**BRIEF:**
Nothing less than an exact copy of all the records is required.

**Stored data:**
──────────
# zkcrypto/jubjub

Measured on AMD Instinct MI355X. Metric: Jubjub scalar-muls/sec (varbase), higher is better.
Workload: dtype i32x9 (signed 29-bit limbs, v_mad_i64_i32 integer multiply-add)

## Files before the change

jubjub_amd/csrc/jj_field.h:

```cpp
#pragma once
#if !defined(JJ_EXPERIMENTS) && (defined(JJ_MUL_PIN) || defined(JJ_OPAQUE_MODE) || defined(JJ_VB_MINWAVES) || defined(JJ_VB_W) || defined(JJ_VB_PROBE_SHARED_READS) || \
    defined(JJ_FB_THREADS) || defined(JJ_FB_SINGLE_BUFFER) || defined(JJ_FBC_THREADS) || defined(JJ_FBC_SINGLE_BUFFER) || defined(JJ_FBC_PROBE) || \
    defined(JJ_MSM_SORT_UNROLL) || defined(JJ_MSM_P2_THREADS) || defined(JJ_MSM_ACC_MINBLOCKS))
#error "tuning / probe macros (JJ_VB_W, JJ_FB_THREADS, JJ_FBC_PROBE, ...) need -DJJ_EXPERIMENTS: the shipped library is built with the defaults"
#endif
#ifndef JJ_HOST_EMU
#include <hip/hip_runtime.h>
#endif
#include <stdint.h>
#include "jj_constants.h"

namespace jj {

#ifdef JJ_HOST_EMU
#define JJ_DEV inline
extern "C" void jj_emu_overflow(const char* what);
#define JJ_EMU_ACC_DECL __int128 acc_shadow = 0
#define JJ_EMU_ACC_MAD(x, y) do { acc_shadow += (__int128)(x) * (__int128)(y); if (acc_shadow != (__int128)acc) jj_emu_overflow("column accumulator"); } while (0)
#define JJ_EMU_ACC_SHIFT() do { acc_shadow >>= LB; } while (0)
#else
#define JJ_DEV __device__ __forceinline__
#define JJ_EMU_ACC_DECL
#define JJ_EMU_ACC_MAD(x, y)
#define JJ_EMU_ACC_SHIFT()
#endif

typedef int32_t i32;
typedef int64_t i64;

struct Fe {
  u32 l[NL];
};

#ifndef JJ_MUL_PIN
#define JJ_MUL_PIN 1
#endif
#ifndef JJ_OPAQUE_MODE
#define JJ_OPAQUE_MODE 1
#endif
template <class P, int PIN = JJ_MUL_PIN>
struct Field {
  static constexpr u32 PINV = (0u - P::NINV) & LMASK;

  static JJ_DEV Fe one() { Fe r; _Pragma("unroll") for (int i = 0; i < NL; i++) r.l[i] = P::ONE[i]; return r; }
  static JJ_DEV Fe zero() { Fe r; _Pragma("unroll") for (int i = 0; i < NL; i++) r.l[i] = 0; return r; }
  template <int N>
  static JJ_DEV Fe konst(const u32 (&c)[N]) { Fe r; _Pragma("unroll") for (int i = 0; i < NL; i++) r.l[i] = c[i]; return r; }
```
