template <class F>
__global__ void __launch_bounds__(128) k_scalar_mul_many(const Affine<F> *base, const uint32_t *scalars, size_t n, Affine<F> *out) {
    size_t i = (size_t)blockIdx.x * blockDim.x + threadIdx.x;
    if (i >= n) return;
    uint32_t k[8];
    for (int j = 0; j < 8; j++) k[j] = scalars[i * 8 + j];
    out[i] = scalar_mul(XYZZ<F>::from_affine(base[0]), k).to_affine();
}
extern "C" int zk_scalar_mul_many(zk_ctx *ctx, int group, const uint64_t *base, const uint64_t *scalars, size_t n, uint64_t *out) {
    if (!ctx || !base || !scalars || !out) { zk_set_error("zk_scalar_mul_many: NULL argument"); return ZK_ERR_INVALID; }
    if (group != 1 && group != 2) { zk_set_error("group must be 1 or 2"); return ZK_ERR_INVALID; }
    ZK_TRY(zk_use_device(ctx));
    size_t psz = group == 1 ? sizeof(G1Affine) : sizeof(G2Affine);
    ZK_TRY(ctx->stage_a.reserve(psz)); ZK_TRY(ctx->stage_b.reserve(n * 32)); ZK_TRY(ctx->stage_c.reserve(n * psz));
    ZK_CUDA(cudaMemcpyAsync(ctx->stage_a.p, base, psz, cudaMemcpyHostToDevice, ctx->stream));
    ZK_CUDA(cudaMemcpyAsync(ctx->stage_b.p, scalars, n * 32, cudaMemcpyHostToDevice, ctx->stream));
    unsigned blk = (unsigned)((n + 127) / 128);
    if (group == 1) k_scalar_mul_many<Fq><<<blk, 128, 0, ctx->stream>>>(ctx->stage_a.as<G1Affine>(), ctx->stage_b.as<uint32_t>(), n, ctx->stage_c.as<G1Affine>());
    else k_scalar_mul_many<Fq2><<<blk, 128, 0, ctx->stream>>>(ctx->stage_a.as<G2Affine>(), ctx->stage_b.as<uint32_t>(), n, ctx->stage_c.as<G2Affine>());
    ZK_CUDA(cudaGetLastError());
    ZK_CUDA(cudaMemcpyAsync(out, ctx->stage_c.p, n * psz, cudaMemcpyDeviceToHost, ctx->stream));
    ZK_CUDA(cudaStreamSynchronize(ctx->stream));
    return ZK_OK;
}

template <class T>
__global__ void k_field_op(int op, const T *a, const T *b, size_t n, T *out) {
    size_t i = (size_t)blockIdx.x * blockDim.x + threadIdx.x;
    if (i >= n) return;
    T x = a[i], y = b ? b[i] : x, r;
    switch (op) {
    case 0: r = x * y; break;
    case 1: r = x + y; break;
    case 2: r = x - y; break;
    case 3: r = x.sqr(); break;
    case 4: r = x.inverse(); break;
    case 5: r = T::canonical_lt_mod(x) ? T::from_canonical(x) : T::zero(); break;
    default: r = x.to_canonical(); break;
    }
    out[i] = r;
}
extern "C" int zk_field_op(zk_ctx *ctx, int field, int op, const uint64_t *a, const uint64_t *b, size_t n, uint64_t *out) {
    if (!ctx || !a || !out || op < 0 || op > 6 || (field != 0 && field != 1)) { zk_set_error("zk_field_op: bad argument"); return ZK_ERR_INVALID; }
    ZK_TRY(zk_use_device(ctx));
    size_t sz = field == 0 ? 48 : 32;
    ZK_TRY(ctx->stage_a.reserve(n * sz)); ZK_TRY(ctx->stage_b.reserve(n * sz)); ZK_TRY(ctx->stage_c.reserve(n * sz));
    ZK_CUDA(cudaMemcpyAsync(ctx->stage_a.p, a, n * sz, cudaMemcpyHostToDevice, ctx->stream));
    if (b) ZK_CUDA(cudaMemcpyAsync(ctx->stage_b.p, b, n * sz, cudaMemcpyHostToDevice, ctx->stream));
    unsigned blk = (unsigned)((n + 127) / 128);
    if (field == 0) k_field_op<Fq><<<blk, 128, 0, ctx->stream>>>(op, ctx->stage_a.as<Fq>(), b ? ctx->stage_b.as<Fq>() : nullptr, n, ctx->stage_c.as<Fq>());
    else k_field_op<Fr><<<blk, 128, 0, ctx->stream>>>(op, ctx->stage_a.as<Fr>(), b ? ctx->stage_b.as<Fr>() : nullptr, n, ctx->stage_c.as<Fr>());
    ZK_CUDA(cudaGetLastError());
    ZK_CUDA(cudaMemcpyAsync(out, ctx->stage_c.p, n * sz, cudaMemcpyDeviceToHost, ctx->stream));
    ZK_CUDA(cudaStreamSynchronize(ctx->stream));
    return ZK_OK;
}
──────────
**TASK OUTPUT:**
# zkcrypto/jubjub

Measured on AMD Instinct MI355X. Metric: Jubjub scalar-muls/sec (varbase), higher is better.
Workload: dtype i32x9 (signed 29-bit limbs, v_mad_i64_i32 integer multiply-add)

## Files before the change

jubjub_amd/csrc/jj_field.h:

```cpp
#pragma once
#if !defined(JJ_EXPERIMENTS) && (defined(JJ_MUL_PIN) || defined(JJ_OPAQUE_MODE) || defined(JJ_VB_MINWAVES) || defined(JJ_VB_W) || defined(JJ_VB_PROBE_SHARED_READS) || \
    defined(JJ_FB_THREADS) || defined(JJ_FB_SINGLE_BUFFER) || defined(JJ_FBC_THREADS) || defined(JJ_FBC_SINGLE_BUFFER) || defined(JJ_FBC_PROBE) || \
    defined(JJ_MSM_SORT_UNROLL) || defined(JJ_MSM_P2_THREADS) || defined(JJ_MSM_ACC_MINBLOCKS))
#error "tuning / probe macros (JJ_VB_W, JJ_FB_THREADS, JJ_FBC_PROBE, ...) need -DJJ_EXPERIMENTS: the shipped library is built with the defaults"
#endif
#ifndef JJ_HOST_EMU
#include <hip/hip_runtime.h>
#endif
#include <stdint.h>
#include "jj_constants.h"

namespace jj {

#ifdef JJ_HOST_EMU
#define JJ_DEV inline
extern "C" void jj_emu_overflow(const char* what);
#define JJ_EMU_ACC_DECL __int128 acc_shadow = 0
#define JJ_EMU_ACC_MAD(x, y) do { acc_shadow += (__int128)(x) * (__int128)(y); if (acc_shadow != (__int128)acc) jj_emu_overflow("column accumulator"); } while (0)
#define JJ_EMU_ACC_SHIFT() do { acc_shadow >>= LB; } while (0)
#else
#define JJ_DEV __device__ __forceinline__
#define JJ_EMU_ACC_DECL
#define JJ_EMU_ACC_MAD(x, y)
#define JJ_EMU_ACC_SHIFT()
#endif

typedef int32_t i32;
typedef int64_t i64;

struct Fe {
  u32 l[NL];
};

#ifndef JJ_MUL_PIN
#define JJ_MUL_PIN 1
#endif
#ifndef JJ_OPAQUE_MODE
#define JJ_OPAQUE_MODE 1
#endif
template <class P, int PIN = JJ_MUL_PIN>
struct Field {
  static constexpr u32 PINV = (0u - P::NINV) & LMASK;

  static JJ_DEV Fe one() { Fe r; _Pragma("unroll") for (int i = 0; i < NL; i++) r.l[i] = P::ONE[i]; return r; }
  static JJ_DEV Fe zero() { Fe r; _Pragma("unroll") for (int i = 0; i < NL; i++) r.l[i] = 0; return r; }
  template <int N>
  static JJ_DEV Fe konst(const u32 (&c)[N]) { Fe r; _Pragma("unroll") for (int i = 0; i < NL; i++) r.l[i] = c[i]; return r; }
```
template <class F>
__global__ void __launch_bounds__(128) k_scalar_mul_many(const Affine<F> *base, const uint32_t *scalars, size_t n, Affine<F> *out) {
    size_t i = (size_t)blockIdx.x * blockDim.x + threadIdx.x;
    if (i >= n) return;
    uint32_t k[8];
    for (int j = 0; j < 8; j++) k[j] = scalars[i * 8 + j];
    out[i] = scalar_mul(XYZZ<F>::from_affine(base[0]), k).to_affine();
}
extern "C" int zk_scalar_mul_many(zk_ctx *ctx, int group, const uint64_t *base, const uint64_t *scalars, size_t n, uint64_t *out) {
    if (!ctx || !base || !scalars || !out) { zk_set_error("zk_scalar_mul_many: NULL argument"); return ZK_ERR_INVALID; }
    if (group != 1 && group != 2) { zk_set_error("group must be 1 or 2"); return ZK_ERR_INVALID; }
    ZK_TRY(zk_use_device(ctx));
    size_t psz = group == 1 ? sizeof(G1Affine) : sizeof(G2Affine);
    ZK_TRY(ctx->stage_a.reserve(psz)); ZK_TRY(ctx->stage_b.reserve(n * 32)); ZK_TRY(ctx->stage_c.reserve(n * psz));
    ZK_CUDA(cudaMemcpyAsync(ctx->stage_a.p, base, psz, cudaMemcpyHostToDevice, ctx->stream));
    ZK_CUDA(cudaMemcpyAsync(ctx->stage_b.p, scalars, n * 32, cudaMemcpyHostToDevice, ctx->stream));
    unsigned blk = (unsigned)((n + 127) / 128);
    if (group == 1) k_scalar_mul_many<Fq><<<blk, 128, 0, ctx->stream>>>(ctx->stage_a.as<G1Affine>(), ctx->stage_b.as<uint32_t>(), n, ctx->stage_c.as<G1Affine>());
    else k_scalar_mul_many<Fq2><<<blk, 128, 0, ctx->stream>>>(ctx->stage_a.as<G2Affine>(), ctx->stage_b.as<uint32_t>(), n, ctx->stage_c.as<G2Affine>());
    ZK_CUDA(cudaGetLastError());
    ZK_CUDA(cudaMemcpyAsync(out, ctx->stage_c.p, n * psz, cudaMemcpyDeviceToHost, ctx->stream));
    ZK_CUDA(cudaStreamSynchronize(ctx->stream));
    return ZK_OK;
}

template <class T>
__global__ void k_field_op(int op, const T *a, const T *b, size_t n, T *out) {
    size_t i = (size_t)blockIdx.x * blockDim.x + threadIdx.x;
    if (i >= n) return;
    T x = a[i], y = b ? b[i] : x, r;
    switch (op) {
    case 0: r = x * y; break;
    case 1: r = x + y; break;
    case 2: r = x - y; break;
    case 3: r = x.sqr(); break;
    case 4: r = x.inverse(); break;
    case 5: r = T::canonical_lt_mod(x) ? T::from_canonical(x) : T::zero(); break;
    default: r = x.to_canonical(); break;
    }
    out[i] = r;
}
extern "C" int zk_field_op(zk_ctx *ctx, int field, int op, const uint64_t *a, const uint64_t *b, size_t n, uint64_t *out) {
    if (!ctx || !a || !out || op < 0 || op > 6 || (field != 0 && field != 1)) { zk_set_error("zk_field_op: bad argument"); return ZK_ERR_INVALID; }
    ZK_TRY(zk_use_device(ctx));
    size_t sz = field == 0 ? 48 : 32;
    ZK_TRY(ctx->stage_a.reserve(n * sz)); ZK_TRY(ctx->stage_b.reserve(n * sz)); ZK_TRY(ctx->stage_c.reserve(n * sz));
    ZK_CUDA(cudaMemcpyAsync(ctx->stage_a.p, a, n * sz, cudaMemcpyHostToDevice, ctx->stream));
    if (b) ZK_CUDA(cudaMemcpyAsync(ctx->stage_b.p, b, n * sz, cudaMemcpyHostToDevice, ctx->stream));
    unsigned blk = (unsigned)((n + 127) / 128);
    if (field == 0) k_field_op<Fq><<<blk, 128, 0, ctx->stream>>>(op, ctx->stage_a.as<Fq>(), b ? ctx->stage_b.as<Fq>() : nullptr, n, ctx->stage_c.as<Fq>());
    else k_field_op<Fr><<<blk, 128, 0, ctx->stream>>>(op, ctx->stage_a.as<Fr>(), b ? ctx->stage_b.as<Fr>() : nullptr, n, ctx->stage_c.as<Fr>());
    ZK_CUDA(cudaGetLastError());
    ZK_CUDA(cudaMemcpyAsync(out, ctx->stage_c.p, n * sz, cudaMemcpyDeviceToHost, ctx->stream));
    ZK_CUDA(cudaStreamSynchronize(ctx->stream));
    return ZK_OK;
}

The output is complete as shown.